I will also get around to getting the Chariot out and take my 3 year for some runs. I haven’t taken her out yet this year, partly due to the cooler weather we had been experiencing here before the recent heat wave that affected Race Weekend. I need to make a point of getting out for more adventures with her before she gets too heavy to run with like her older sister. 

Beyond that I am not sure what I will get up to in terms of running over the summer. If I do end up doing any races they will likely end up being last minute decisions. I guess if you can I have a goal for the next little while it really is just to keep active and stay in shape so I continue my annual gig as a pace bunny in the Army Run half-marathon. 

Race Report: Ottawa Marathon 2016

Yesterday was my 8th consecutive Ottawa Marathon and 14th marathon overall. Initially my plan for it was to try and beat my time from November and in the process improve my Boston qualifying time. Once it became apparent that we were in for a hot and humid weekend I changed that plan and decided just to run based on how I felt.

After watching my daughters run the 2 km with their grandparents Saturday afternoon I went home and made my usual pasta meal for dinner. I managed to get to sleep early and was ready for my 3:30 wake up call for a breakfast consisting of orange juice, oatmeal, a banana and a bagel. Finally, I ate a handful of raisins before I headed out the door to top off my glycogen stores.

Since I live close to the start line (2km) I opted for an easy run down there to serve as a warm up. It was already 18C (64F) before the start although there was a cool breeze to help. I decided to start out at a 3:15 marathon pace (4:35/km) and adjust accordingly if needed.
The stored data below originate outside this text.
struct SegTab {
  uint64_t a, b, c, d, e, f, g, h;
};
__device__ __forceinline__ static uint32_t tab_get(const SegTab& t, uint32_t o) {
  const uint32_t wi = o >> 3;
  uint64_t a = t.a, b = t.b, c = t.c, d = t.d, e = t.e, f = t.f, g = t.g, h = t.h;
  asm("" : "+v"(a), "+v"(b), "+v"(c), "+v"(d));
  asm("" : "+v"(e), "+v"(f), "+v"(g), "+v"(h));
  uint64_t x = a;
  x = (wi == 1u) ? b : x;
  x = (wi == 2u) ? c : x;
  x = (wi == 3u) ? d : x;
  x = (wi == 4u) ? e : x;
  x = (wi == 5u) ? f : x;
  x = (wi == 6u) ? g : x;
  x = (wi == 7u) ? h : x;
  return (uint32_t)(x >> ((o & 7u) * 8u)) & 0xffu;
}
__device__ __forceinline__ static void tab_set(SegTab& t, uint32_t o, uint32_t code) {
  const uint32_t wi = o >> 3;
  const uint64_t v = (uint64_t)code << ((o & 7u) * 8u);
  t.a |= (wi == 0u) ? v : 0ull;
  t.b |= (wi == 1u) ? v : 0ull;
  t.c |= (wi == 2u) ? v : 0ull;
  t.d |= (wi == 3u) ? v : 0ull;
  t.e |= (wi == 4u) ? v : 0ull;
  t.f |= (wi == 5u) ? v : 0ull;
  t.g |= (wi == 6u) ? v : 0ull;
  t.h |= (wi == 7u) ? v : 0ull;
}
__device__ __forceinline__ static void tab_put(SegTab& t, uint32_t o, uint32_t code, bool doit) {
  const uint32_t wi = o >> 3, sh = (o & 7u) * 8u;
  const uint64_t m = doit ? (0xffull << sh) : 0ull, v = doit ? ((uint64_t)code << sh) : 0ull;
  t.a = (wi == 0u) ? ((t.a & ~m) | v) : t.a;
  t.b = (wi == 1u) ? ((t.b & ~m) | v) : t.b;
  t.c = (wi == 2u) ? ((t.c & ~m) | v) : t.c;
  t.d = (wi == 3u) ? ((t.d & ~m) | v) : t.d;
  t.e = (wi == 4u) ? ((t.e & ~m) | v) : t.e;
  t.f = (wi == 5u) ? ((t.f & ~m) | v) : t.f;
  t.g = (wi == 6u) ? ((t.g & ~m) | v) : t.g;
  t.h = (wi == 7u) ? ((t.h & ~m) | v) : t.h;
}
__device__ __forceinline__ static uint64_t tab_nzmask(const SegTab& t) {
  auto nz8 = [](uint64_t w) -> uint64_t {
    const uint64_t k7 = 0x7f7f7f7f7f7f7f7full;
    const uint64_t y = (((w & k7) + k7) | w) & ~k7;
    return ((y >> 7) * 0x0102040810204080ull) >> 56;
  };
  return nz8(t.a) | (nz8(t.b) << 8) | (nz8(t.c) << 16) | (nz8(t.d) << 24) | (nz8(t.e) << 32) | (nz8(t.f) << 40) | (nz8(t.g) << 48) | (nz8(t.h) << 56);
}
__device__ __forceinline__ static uint64_t bcast64(uint64_t v, uint32_t srclane) {
  const uint32_t lo = (uint32_t)__builtin_amdgcn_readlane((int)(uint32_t)v, (int)srclane);
  const uint32_t hi = (uint32_t)__builtin_amdgcn_readlane((int)(uint32_t)(v >> 32), (int)srclane);
  return (uint64_t)lo | ((uint64_t)hi << 32);
}
__device__ __forceinline__ static SegTab tab_bcast(const SegTab& t, uint32_t srclane) {
  SegTab r;
  r.a = bcast64(t.a, srclane);
  r.b = bcast64(t.b, srclane);
  r.c = bcast64(t.c, srclane);
  r.d = bcast64(t.d, srclane);
  r.e = bcast64(t.e, srclane);
  r.f = bcast64(t.f, srclane);
  r.g = bcast64(t.g, srclane);
  r.h = bcast64(t.h, srclane);
  return r;
}

__device__ __forceinline__ static int slow_sym(const LaneBits& b, uint32_t root, const uint16_t* syms, const uint32_t* first,
                                               const uint16_t* cnt, const uint16_t* offs, uint32_t* len_out) {
  uint32_t code = __brev((uint32_t)b.bb & ((1u << root) - 1u)) >> (32u - root);
  for (uint32_t len = root + 1; len <= 15u; len++) {
    code = (code << 1) | (uint32_t)((b.bb >> (len - 1)) & 1u);
    const uint32_t f = first[len];
    const uint32_t rel = code - f;
    if (code >= f && rel < cnt[len]) {
      *len_out = len;
      return (int)syms[offs[len] + rel];
    }
  }
  return -1;
}

#define T_LIT 0u
#define T_EOB 1u
#define T_MATCH 2u
#define T_FAIL 3u
#define C_EOB 62u
#define C_FAIL 63u
#define C_NONE 255u

template <bool LDS>
__device__ __forceinline__ static uint32_t tok_step(ParSmem& S, LaneBits& b, const BitSrc& src, uint32_t& val, uint32_t& len,
                                                    uint32_t& dist) {
  lb_refill<LDS>(b, src);
  uint32_t e = S.lut_l[(uint32_t)b.bb & ((1u << PL_ROOT) - 1u)];
  if ((e & 15u) == 0u) {
    uint32_t l2 = 0;
    const int sy = slow_sym(b, PL_ROOT, S.syms_l, S.first_l, S.cnt_l, S.offs_l, &l2);
    if (sy < 0) return T_FAIL;
    e = entry_l((uint32_t)sy, l2);
  }
  lb_take(b, e & 15u);
  const uint32_t kind = (e >> 8) & 3u;
  if (kind == 0u) {
    val = e >> 16;
    return T_LIT;
  }
  if (kind == 1u) return T_EOB;
  if (kind == 3u) return T_FAIL;
  lb_refill<LDS>(b, src);
  len = (e >> 16) + lb_take(b, (e >> 4) & 15u);
  lb_refill<LDS>(b, src);
  uint32_t ed = S.lut_d[(uint32_t)b.bb & ((1u << PD_ROOT) - 1u)];
  if ((ed & 15u) == 0u) {
    uint32_t l2 = 0;
    const int sy = slow_sym(b, PD_ROOT, S.syms_d, S.first_d, S.cnt_d, S.offs_d, &l2);
    if (sy < 0) return T_FAIL;
    ed = entry_d((uint32_t)sy, l2);
  }
  lb_take(b, ed & 15u);
  if (((ed >> 8) & 3u) != 2u) return T_FAIL;
  lb_refill<LDS>(b, src);
  dist = (ed >> 16) + lb_take(b, (ed >> 4) & 15u);
  return T_MATCH;
}

__device__ __forceinline__ static uint32_t lut_l_entry(ParSmem& S, uint32_t bits) {
  uint32_t e = S.lut_l[bits & ((1u << PL_ROOT) - 1u)];
  if ((e & 15u) == 0u) {
    LaneBits t;
    t.bb = bits;
    uint32_t l2 = 0;
    const int sy = slow_sym(t, PL_ROOT, S.syms_l, S.first_l, S.cnt_l, S.offs_l, &l2);
    e = sy < 0 ? 0u : entry_l((uint32_t)sy, l2);
  }
  return e;
}
__device__ __forceinline__ static uint32_t lut_d_entry(ParSmem& S, uint32_t bits) {
  uint32_t e = S.lut_d[bits & ((1u << PD_ROOT) - 1u)];
  if ((e & 15u) == 0u) {
    LaneBits t;
    t.bb = bits;
    uint32_t l2 = 0;
    const int sy = slow_sym(t, PD_ROOT, S.syms_d, S.first_d, S.cnt_d, S.offs_d, &l2);
    e = sy < 0 ? 0u : entry_d((uint32_t)sy, l2);
  }
  return e;
}

__device__ __forceinline__ static void lb_refill_bf(LaneBits& b, const BitSrc& s) {
  const bool need = b.nb <= 32u;
  const uint32_t k = ((b.pos + b.nb) >> 5) - s.s_first;
  const bool in = k < s.s_count;
  const uint32_t kk = in ? k : 0u;
  uint32_t w = s.s32[kk ^ ((kk >> 5) & 31u)];
  w = in ? w : 0u;
  const uint32_t sh = need ? b.nb : 0u;
  const uint64_t add = (uint64_t)w << sh;
  b.bb |= need ? add : 0ull;
  b.nb += need ? 32u : 0u;
}

__device__ __forceinline__ static void len_step(ParSmem& S, const BitSrc& src, LaneBits& b, bool act, uint32_t& adv, bool& eob,
                                                bool& bad) {
  lb_refill_bf(b, src);
  const uint32_t a = S.len_l[(uint32_t)b.bb & ((1u << PL_ROOT) - 1u)];
  uint32_t n = a & 63u;
  const bool sp = (a & 0x80u) != 0u;
  bool m = (a & 0x40u) != 0u;
  eob = false;
  bad = false;
  if (__ballot(act && sp)) {
    const uint32_t e = lut_l_entry(S, (uint32_t)b.bb);
    const uint32_t kind = (e >> 8) & 3u;
    if (sp) {
      eob = kind == 1u;
      bad = (kind == 3u) || ((e & 15u) == 0u);
      n = (e & 15u) + ((e >> 4) & 15u);
// ... 804 lines not shown
  uint32_t at = 0, len = 0;
#pragma unroll
  for (uint32_t l = 1; l <= ROOT; l++) {
    const uint32_t r = (msb >> (ROOT - l)) - fst[l];
    if (r < cn[l]) {
      at = ofs[l] + r;
      len = l;
    }
  }
  uint32_t ent = 0, bl = 0x80u;
  if (len) {
    const uint32_t sym = syms[at];
    ent = IS_DIST ? entry_d(sym, len) : entry_l(sym, len);
    const uint32_t kind = (ent >> 8) & 3u;
    bl = (ent & 15u) + ((ent >> 4) & 15u);
    if (IS_DIST) bl = (kind == 2u) ? bl : 0x80u;
    else bl = (kind == 0u) ? bl : (kind == 2u) ? (bl | 0x40u) : 0x80u;
  }
  lut[i] = ent;
  blut[i] = (uint8_t)bl;
}
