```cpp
__global__ void relu_mean_fwd_kernel(const float* x, int C, int64_t S, int64_t sB, float* avg, int BC) {
  const int wid = (blockIdx.x * blockDim.x + threadIdx.x) >> 6, lane = threadIdx.x & 63;
  if (wid >= BC) return;
  const int b = wid / C, c = wid % C;
  const float* p = x + (int64_t)b * sB + (int64_t)c * S;
  double s = 0.0;
  for (int64_t i = lane; i < S; i += 64) s += (double)fmaxf(p[i], 0.f);
  s = crn_wave_sum(s);
  if (lane == 0) avg[wid] = (float)(s / (double)S);
}

__global__ void relu_mean_bwd_kernel(const float* x, const float* davg, int C, int64_t S, int64_t sB,
                                     float* dx, int64_t sBdx, int accumulate, int64_t total) {
// ... 535 lines not shown
```

### corenet_amd/csrc/stem_conv.hip

```cpp
#include "crn_common.h"
#include <cstdlib>
#include <algorithm>

namespace {

constexpr int kTH = 4, kTW = 32;
constexpr int kPH = 2 * kTH + 5;
constexpr int kPWf = 72;
constexpr int kPWg = 80;
constexpr int kKR = 3 * 7 * 8;
constexpr int kWP = 80;
constexpr int kDP = 84;
constexpr int kThreads = 256;

struct StemGeom {
  const float* img; const float* w; const float* bias; float* y; double* ws;
  const float* dy; float* dw;
  int B, H, W, H1, W1, tilesH, tilesW, ntiles;
};

__device__ __forceinline__ int packed_row(int c, int kh, int kw) {
  const int rh = (kh + 1) & 1, zh = (kh + 1) >> 1, rw = (kw + 1) & 1, zw = (kw + 1) >> 1;
  return (c * 4 + rh * 2 + rw) * 16 + zh * 4 + zw;
}

__device__ __forceinline__ void tile_of(const StemGeom& g, int tile, int& b, int& oh0, int& ow0) {
  const int tw = tile % g.tilesW; tile /= g.tilesW;
  const int th = tile % g.tilesH; b = tile / g.tilesH;
  oh0 = th * kTH; ow0 = tw * kTW;
}

template <int PW, int NE>
__device__ __forceinline__ void patch_load(const StemGeom& g, int b, int oh0, int ow0, int tid, float (&pv)[NE]) {
// ... 96 lines not shown
    for (int nb = 0; nb < 4; ++nb) {
      red[(wave * 64 + nb * 16 + i16) * 2 + 0] = s1[nb];
      red[(wave * 64 + nb * 16 + i16) * 2 + 1] = s2[nb];
    }
  }
  __syncthreads();
  if (tid < 64) {
    double a = 0.0, q = 0.0;
#pragma unroll
    for (int w = 0; w < 4; ++w) { a += (double)red[(w * 64 + tid) * 2]; q += (double)red[(w * 64 + tid) * 2 + 1]; }
    double* o = g.ws + ((int64_t)tid * gridDim.x + blockIdx.x) * 2;
    o[0] = a; o[1] = q;
  }
}

__global__ __launch_bounds__(kThreads) void stem_wgrad_kernel(StemGeom g) {
  __shared__ float pl[3 * kPH * kPWg];
  __shared__ float dl[kTH * kTW * kDP];
  crn_kernarg_touch(g);
  const int tid = threadIdx.x, lane = tid & 63, wave = tid >> 6, i16 = lane & 15, kk = lane >> 4;
  constexpr int NMB = (kKR + 15) / 16;
  int abase[NMB];
#pragma unroll
  for (int mb = 0; mb < NMB; ++mb) {
    const int T = min(mb * 16 + i16, kKR - 1);
    const int ck = T >> 3, kw = T & 7, c = ck / 7, kh = ck - c * 7;
    abase[mb] = (c * kPH + kh) * kPWg + kw + 2 * kk;
  }
  const int bbase = kk * kDP + wave * 16 + i16;
  f32x4 acc[NMB];
#pragma unroll
  for (int mb = 0; mb < NMB; ++mb) acc[mb] = (f32x4){0.f, 0.f, 0.f, 0.f};
  constexpr int NPE = (3 * kPH * kPWg + kThreads - 1) / kThreads;
  constexpr int NDV = kTH * kTW * 64 / 4 / kThreads;
  for (int tile = blockIdx.x; tile < g.ntiles; tile += gridDim.x) {
    int b, oh0, ow0;
    tile_of(g, tile, b, oh0, ow0);
    float pv[NPE];
    f32x4 dv[NDV];
    patch_load<kPWg>(g, b, oh0, ow0, tid, pv);
#pragma unroll
    for (int j = 0; j < NDV; ++j) {
      const int f = tid + j * kThreads;
      const int n = (f >> 9) * 16 + (f & 15), q4 = (f >> 4) & 31;
      const int oh = oh0 + (q4 >> 3), ow = ow0 + (q4 & 7) * 4;
      dv[j] = (oh < g.H1 && ow < g.W1) ? *reinterpret_cast<const f32x4*>(g.dy + ((int64_t)(b * 64 + n) * g.H1 + oh) * g.W1 + ow)
                                       : (f32x4){0.f, 0.f, 0.f, 0.f};
    }
    __syncthreads();
    patch_store<kPWg>(pl, tid, pv);
#pragma unroll
    for (int j = 0; j < NDV; ++j) {
      const int f = tid + j * kThreads;
      const int n = (f >> 9) * 16 + (f & 15), q4 = (f >> 4) & 31;
      float* d = dl + (q4 * 4) * kDP + n;
#pragma unroll
      for (int i = 0; i < 4; ++i) d[i * kDP] = dv[j][i];
    }
    __syncthreads();
#pragma unroll
    for (int q = 0; q < kTH * kTW / 4; ++q) {
      const int pr = q >> 3, qc = q & 7;
// ... 2 lines not shown
#pragma unroll
      for (int mb = 0; mb < NMB; ++mb)
        acc[mb] = __builtin_amdgcn_mfma_f32_16x16x4f32(pl[abase[mb] + ao], bv, acc[mb], 0, 0, 0);
    }
  }
  const int n = wave * 16 + i16;
#pragma unroll
  for (int mb = 0; mb < NMB; ++mb) {
#pragma unroll
    for (int r = 0; r < 4; ++r) {
      const int T = mb * 16 + kk * 4 + r;
      const int ck = T >> 3, kw = T & 7, c = ck / 7, kh = ck - c * 7;
      if (T < kKR && kw < 7) atomicAdd(g.dw + (int64_t)packed_row(c, kh, kw) * 64 + n, acc[mb][r]);
    }
  }
}

bool stem_shape_ok(int B, int H, int W) {
  return B >= 1 && H >= 8 && W >= 8 && (H & 1) == 0 && (W & 7) == 0 && (int64_t)B * H * W < ((int64_t)1 << 30);
}
StemGeom stem_geom(int B, int H, int W) {
  StemGeom g{};
  g.B = B; g.H = H; g.W = W; g.H1 = H / 2; g.W1 = W / 2;
  g.tilesH = crn_cdiv(g.H1, kTH); g.tilesW = crn_cdiv(g.W1, kTW);
  g.ntiles = B * g.tilesH * g.tilesW;
  return g;
}
}

extern "C" size_t crn_stem_conv_parts(int B, int H, int W) {
// ... 11 lines not shown
  if (stats_ws && ws_bytes < (size_t)64 * g.ntiles * 2 * sizeof(double)) return CRN_ENOMEM;
  hipLaunchKernelGGL(stem_fwd_kernel, dim3((unsigned)g.ntiles), dim3(kThreads), 0, (hipStream_t)stream, g);
  CRN_CHECK_LAUNCH();
  return CRN_OK;
}

extern "C" int crn_stem_conv_wgrad(const float* img, int B, int H, int W, const float* dy, float* dw_packed,
                                   crnStream stream) {
  CRN_ENTRY(stream);
  if (!img || !dy || !dw_packed || !stem_shape_ok(B, H, W)) return CRN_EINVAL;
  if (((uintptr_t)dy) & 15) return CRN_EINVAL;
  if (crn_deterministic()) return CRN_EINVAL;
  StemGeom g = stem_geom(B, H, W);
  g.img = img; g.dy = dy; g.dw = dw_packed;
  const int blocks = std::max(1, std::min(g.ntiles, 256));
  hipLaunchKernelGGL(stem_wgrad_kernel, dim3((unsigned)blocks), dim3(kThreads), 0, (hipStream_t)stream, g);
  CRN_CHECK_LAUNCH();
  return CRN_OK;
}
```

### corenet_amd/model/engine.py

```python
from __future__ import annotations

import dataclasses
import os
from typing import Dict, List, Optional, Tuple

import numpy as np
import torch as t

from corenet_amd import _lib
from corenet_amd import views as V
from corenet_amd.backend import Transform
from corenet_amd.model import conv_geometry as G

IMAGE_HW = (256, 256)


def check_image_hw(hw):
  H, W = int(hw[0]), int(hw[1])
  if H < 32 or W < 32 or H % 4 or W % 4 or H * W > 4096 * 4096:
    raise ValueError(f"corenet_amd.CoreNet: image batch of {H}x{W} pixels; this engine takes H and W that are multiples of 4 and >= 32 "
                     f"(256x256 in every shipped config)")
  return H, W
BN_EPS = 1e-3
BN_MOMENTUM = 0.01
# ... 547 lines not shown

def _no_exchange(grads: t.Tensor):
  """Bucket hook of a step without a gradient exchange."""
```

Figuring it wouldn’t be long before I started to feel the heat and humidity I settled into a routine of dumping a cup of water over my head at every water station and made sure to run under every misting station set up along the course. I figured it was best to get started on making sure I took efforts to stay cool before it was too late.

In response to requests from the organizers many residents living along the course also set up sprinklers and hoses to provided more relief for runners. The crowds supporting marathoners are usually strong  along most of the course but this year the support seemed even stronger than usual. As mentioned people had sprinklers set up all along the course, there were several locations where people were handing out freezies and there were even a couple of locations in between water stations where people were handing out bottled water.

My 4:35 pace felt fine through the first half but as I passed that point I knew I was going to start losing time due to a combination of a stomach cramp and the heat. By the time I hit 25 km I was now on pace for a 3:23 finish. From that point on my goal was to maintain a steady pace to get myself back to the finish line. My right calf also felt tight at times throughout the second half. I expected to have to deal with a cramp at some point but was fortunate to avoid that.

Around 37 km the 3:25 pace bunny caught up to me so I knew if I held on at that pace I finish in around 3:25. That task became a little more difficult when we made it back downtown to the point where the marathon and half-marathon courses merge. Normally the half-marathon starts at 9:00 and by the time I reach this point only the fastest half-marathoners are coming through (last year the lead male runner passed me at this point). This year, due to the heat, the half-marathon started at 8:15 and there was a large crowd of half-marathoners merging with the marathon course.

I probably lost some time over the last 3 km as I tried to make my way through the crowd but by this point but it did not matter. My goal for the day was just to have the best run possible given the conditions and I had already accomplished that. In addition, this change was necessary in order to make the day as safe for as many runners as possible.

I had the advantage of knowing exactly where my family would be watching for me to come in. As I rounded the corner to take on the final 1 km stretch I worked my way over to the west side of the road to be in position to see them. I slowed right down to give my girls high fives and my friend Greg who has been at the finish line for at least 6 of my 8 Ottawa Marathons was there to capture the moment with this photo….


I crossed the line in 3:26:37, not quite the time I was hoping for when I started my training but I am pleased with it for reasons mentioned above. Marathons are not easy and many things have to  come together on race day to reach your goal. If my current Boston qualifying time is not sufficient when registration closes in September I’ll just have to go after that again next year.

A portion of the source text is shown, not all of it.